Start of Extracted information

+struct Z12Args {
+  const uint16_t* X;
+  int M, KB;
+  const uint2* lo;
+  const uint32_t* hi;
+  const uint32_t* esc;
+  uint32_t base4;
+  int NBtot;
+  void* out;
+  int ldo, splitk, waves, div;
+  LsaEpi ep;
+  hipStream_t s;
+};
+
+template <int NB, int EPI, int WV, int DV>
+static void launch_z12_d(const Z12Args& a) {
+  const int kbps = (a.KB + a.splitk - 1) / a.splitk;
+  dim3 grid((a.NBtot + NB - 1) / NB, a.splitk);
+  hipLaunchKernelGGL((gemm_z12_kernel<NB, EPI, WV, DV>), grid, dim3(64 * WV), 0, a.s, a.X, a.M, a.KB, a.lo, a.hi, a.esc,
+                     a.base4, a.out, a.ldo, kbps, a.ep);
+}
+
+template <int NB, int EPI>
+static void launch_z12_n(const Z12Args& a) {
+  if constexpr (NB >= 6) {
+    if (a.div == 1) launch_z12_d<NB, EPI, 4, 1>(a);
+    else launch_z12_d<NB, EPI, 4, 2>(a);
+  } else if (a.div == 2) {
+    if (a.waves == 8) launch_z12_d<NB, EPI, 8, 2>(a);
+    else launch_z12_d<NB, EPI, 4, 2>(a);
+  } else if (a.div == 4) {
+    launch_z12_d<NB, EPI, 4, 4>(a);
+  } else {
+    if (a.waves == 8) launch_z12_d<NB, EPI, 8, 1>(a);
+    else launch_z12_d<NB, EPI, 4, 1>(a);
+  }
+}
+
+template <int EPI>
+static int launch_z12_e(const Z12Args& a, int nb) {
+  if (nb == 2) launch_z12_n<2, EPI>(a);
+  else if (nb == 4) launch_z12_n<4, EPI>(a);
+  else if (nb == 6) launch_z12_n<6, EPI>(a);
+  else return -2;
+  return 0;
+}
+
+extern "C" int lsa_gemm_z12(const void* X, int M, int K, const void* lo, const void* hi, const void* esc, int base, int N,
+                            void* out, int epi, int nb, int splitk, int waves, int div, const LsaEpi* ep,
+                            hipStream_t stream) {
+  if (K % 32 != 0 || N % 16 != 0 || M <= 16 || M > 32) return -1;
+  if (base < 1 || base > 120) return -1;
+  if (ep && (ep->h || ep->xout || ep->ss_out)) return -8;
+  if (epi != EPI_BF16 && epi != EPI_F32 && epi != EPI_SILU) return -4;
+  const int NBtot = N / 16;
+  if (nb != 2 && nb != 4 && nb != 6) return -2;
+  if (epi == EPI_SILU && NBtot % 2) return -2;
+  if (NBtot % nb != 0 && (epi == EPI_SILU ? NBtot / 2 < (NBtot + nb - 1) / nb : NBtot < (NBtot + nb - 1) / nb))
+    return -2;
+  if (splitk < 1) splitk = 1;
+  if (splitk > K / 32) return -3;
+  if (epi != EPI_F32 && splitk != 1) return -3;
+  Z12Args a;
+  a.X = reinterpret_cast<const uint16_t*>(X);
+  a.M = M;
+  a.KB = K / 32;
+  a.lo = reinterpret_cast<const uint2*>(lo);
+  a.hi = reinterpret_cast<const uint32_t*>(hi);
+  a.esc = reinterpret_cast<const uint32_t*>(esc);
+  a.base4 = (uint32_t)base * 0x01010101u;
+  a.NBtot = NBtot;
+  a.out = out;
+  a.ldo = epi == EPI_SILU ? N / 2 : N;
+  a.splitk = splitk;
+  a.waves = waves == 8 ? 8 : 4;
+  a.div = (div == 1 || div == 2) ? div : 4;
+  a.ep = ep ? *ep : LsaEpi{};
+  a.s = stream;
+  int rc;
+  switch (epi) {
+    case EPI_BF16: rc = launch_z12_e<EPI_BF16>(a, nb); break;
+    case EPI_F32: rc = launch_z12_e<EPI_F32>(a, nb); break;
+    default: rc = launch_z12_e<EPI_SILU>(a, nb); break;
+  }
+  if (rc) return rc;
+  return (int)hipGetLastError();
+}
diff --git a/llm_based_apache_spark_optimization_amd/engine/runner.py b/llm_based_apache_spark_optimization_amd/engine/runner.py
--- a/llm_based_apache_spark_optimization_amd/engine/runner.py
+++ b/llm_based_apache_spark_optimization_amd/engine/runner.py
@@ -14,6 +14,7 @@
 BLOCK = 64
 REPEAT_WINDOW = 64
 RR_DECODE = os.environ.get("LSA_RR", "1") != "0"
+Z12_MAX_BATCH = 32
 
 
 class TPCommError(RuntimeError):
@@ -146,6 +147,7 @@
         self.cand = torch.zeros(S * ((self.V + 2047) // 2048) * 64, dtype=torch.int64, device=dev)
         self.fused_norm = tps == 1 and all(lw.norms_folded for lw in weights.layers)
         self.fused_norm_max_batch = 16 if self.d >= 4096 else 0
+        self.z12_max_batch = Z12_MAX_BATCH
         self.res_cfg = None
         self.ssq = torch.zeros(2 * self.L + 2, S, dtype=torch.int64, device=dev)
         self.res_tickets = torch.zeros(max(64, self.d // 16), dtype=torch.int32, device=dev)
@@ -222,11 +224,11 @@
     def use_xfrag(self, B: int) -> bool:
         return self.on_gpu and 16 < B <= 64 and self.w.layers[0].wqkv.kind in ("bf16", "fp8", "mxfp4")
 
-    def _lm_head(self, xn: torch.Tensor, M: int, xf: bool = False) -> torch.Tensor:
+    def _lm_head(self, xn: torch.Tensor, M: int, xf: bool = False, z12: bool = False) -> torch.Tensor:
         loc = self.logits_l[:M] if M <= self.max_slots else torch.empty(M, self.Vl, dtype=torch.float32,
                                                                          device=self.device)
         if xf:
-            ops.linear_xf(xn, M, self.w.lm_head, "f32", out=loc, splitk=1)
+            ops.linear_xf(xn, M, self.w.lm_head, "f32", out=loc, splitk=1, z12=z12)
         else:
             ops.linear(xn, self.w.lm_head, "f32", out=loc, splitk=1)
         return self._gather_logits(loc, M)
@@ -286,11 +288,14 @@
         if xf:
             xn, attn, act = self.xn_f, self.attn_f, self.act_f
 
+            z12 = 16 < B <= self.z12_max_batch
+
             def lin(x, wt, epi, **kw):
-                return ops.linear_xf(x, B, wt, epi, **kw)
+                return ops.linear_xf(x, B, wt, epi, z12=z12, **kw)
         else:
             xn, attn, act = self.xn[:B], self.attn[:B], self.act[:B]
             lin = ops.linear
+            z12 = False
         for l, lw in enumerate(w.layers):
             if l == 0 and raw0:
                 ops.add_rmsnorm(h, lw.attn_norm, self.eps, xn, ids=ids, emb=w.embed, rows=B, xf=xf,
@@ -333,7 +338,7 @@
             else:
                 lin(act, lw.w_down, "f32", out=d_parts, splitk=sk_d)
         ops.add_rmsnorm(h, w.final_norm, self.eps, xn, parts=self._reduce_parts(d_parts), rows=B, xf=xf)
-        self._decode_tail(B, sample, xn, xf, guided)
+        self._decode_tail(B, sample, xn, xf, guided, z12=z12)
 
     def _decode_step_fused(self, B: int, sample: bool, plan: Optional[tuple] = None, guided: bool = False) -> None:
         w, d = self.w, self.d
@@ -437,8 +442,8 @@
         ops.add_rmsnorm(hs[cur], w.final_norm, self.eps, xn, parts=d_parts, rows=1, write_h=False)
         self._decode_tail(B, sample, xn, False, guided)
 
-    def _decode_tail(self, B: int, sample: bool, xn, xf: bool, guided: bool = False) -> None:
-        logits = self._lm_head(xn, B, xf)
+    def _decode_tail(self, B: int, sample: bool, xn, xf: bool, guided: bool = False, z12: bool = False) -> None:
+        logits = self._lm_head(xn, B, xf, z12)
         if guided:
             self._dfa_mask(logits, self.gen_len[:B], self.input_ids[:B], self.finished[:B])
         st = (self.out_tokens[:B], self.gen_len[:B], self.input_ids[:B], self.positions[:B], self.finished[:B])
diff --git a/llm_based_apache_spark_optimization_amd/models/llama.py b/llm_based_apache_spark_optimization_amd/models/llama.py
--- a/llm_based_apache_spark_optimization_amd/models/llama.py
+++ b/llm_based_apache_spark_optimization_amd/models/llama.py
@@ -80,7 +80,10 @@
         wqkv = (wqkv.float() * an.float()[None, :]).to(torch.bfloat16)
         gu = (gu.float() * mn.float()[None, :]).to(torch.bfloat16)
         an, mn = torch.ones_like(an), torch.ones_like(mn)
-    P = ops.PackedWeight.from_dense
+    def P(w, kind):
+        pw = ops.PackedWeight.from_dense(w, kind)
+        return pw.add_z12() if tp == 1 else pw
+
     return LayerWeights(P(wqkv.contiguous(), kind), P(wo_s.contiguous(), kind), P(gu.contiguous(), kind),
                         P(wd_s.contiguous(), kind), an.contiguous(),
                         mn.contiguous(), norms_folded=FOLD_NORMS)
@@ -114,6 +117,8 @@
     final_norm = ones(d)
     head = embed if spec.tie_embeddings else rnd(spec.vocab_size, d)
     lm_head = ops.PackedWeight.from_dense(_shard_rows(head, tp_rank, tp_size).contiguous(), kind)
+    if tp_size == 1:
+        lm_head.add_z12()
     return LlamaWeights(spec, embed, layers, final_norm, lm_head, tp_rank, tp_size)
 
 
@@ -136,6 +141,8 @@
     embed = t("model.embed_tokens.weight").contiguous()
     head = embed if (spec.tie_embeddings or "lm_head.weight" not in sd) else t("lm_head.weight")
     lm_head = ops.PackedWeight.from_dense(_shard_rows(head, tp_rank, tp_size).contiguous(), kind)
+    if tp_size == 1:
+        lm_head.add_z12()
     return LlamaWeights(spec, embed, layers, t("model.norm.weight").contiguous(), lm_head, tp_rank, tp_size)
 
 
diff --git a/llm_based_apache_spark_optimization_amd/ops/__init__.py b/llm_based_apache_spark_optimization_amd/ops/__init__.py
--- a/llm_based_apache_spark_optimization_amd/ops/__init__.py
+++ b/llm_based_apache_spark_optimization_amd/ops/__init__.py
@@ -162,6 +162,69 @@
     return (vals.view(N, K // 32, 32) * scale[..., None]).view(N, K)
 
 
+Z12 = os.environ.get("LSA_Z12", "1") != "0"
+Z12_WINDOW = 8
+Z12_MAX_ESC = 4
+
+
+class Z12Planes(NamedTuple):
+    lo: torch.Tensor
+    hi: torch.Tensor
+    esc: torch.Tensor
+    base: int
+
+    @property
+    def nbytes(self) -> int:
+        return self.lo.numel() + self.hi.numel() + 4 * self.esc.numel()
+
+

End of Extracted information

From the entries above, extract only the lines running from the one containing "a.KB = K / 32;" through the one containing "self.fused_norm = tps", inclusive.

--- Task solution ---
+  a.KB = K / 32;
+  a.lo = reinterpret_cast<const uint2*>(lo);
+  a.hi = reinterpret_cast<const uint32_t*>(hi);
+  a.esc = reinterpret_cast<const uint32_t*>(esc);
+  a.base4 = (uint32_t)base * 0x01010101u;
+  a.NBtot = NBtot;
+  a.out = out;
+  a.ldo = epi == EPI_SILU ? N / 2 : N;
+  a.splitk = splitk;
+  a.waves = waves == 8 ? 8 : 4;
+  a.div = (div == 1 || div == 2) ? div : 4;
+  a.ep = ep ? *ep : LsaEpi{};
+  a.s = stream;
+  int rc;
+  switch (epi) {
+    case EPI_BF16: rc = launch_z12_e<EPI_BF16>(a, nb); break;
+    case EPI_F32: rc = launch_z12_e<EPI_F32>(a, nb); break;
+    default: rc = launch_z12_e<EPI_SILU>(a, nb); break;
+  }
+  if (rc) return rc;
+  return (int)hipGetLastError();
+}
diff --git a/llm_based_apache_spark_optimization_amd/engine/runner.py b/llm_based_apache_spark_optimization_amd/engine/runner.py
--- a/llm_based_apache_spark_optimization_amd/engine/runner.py
+++ b/llm_based_apache_spark_optimization_amd/engine/runner.py
@@ -14,6 +14,7 @@
 BLOCK = 64
 REPEAT_WINDOW = 64
 RR_DECODE = os.environ.get("LSA_RR", "1") != "0"
+Z12_MAX_BATCH = 32
 
 
 class TPCommError(RuntimeError):
@@ -146,6 +147,7 @@
         self.cand = torch.zeros(S * ((self.V + 2047) // 2048) * 64, dtype=torch.int64, device=dev)
         self.fused_norm = tps == 1 and all(lw.norms_folded for lw in weights.layers)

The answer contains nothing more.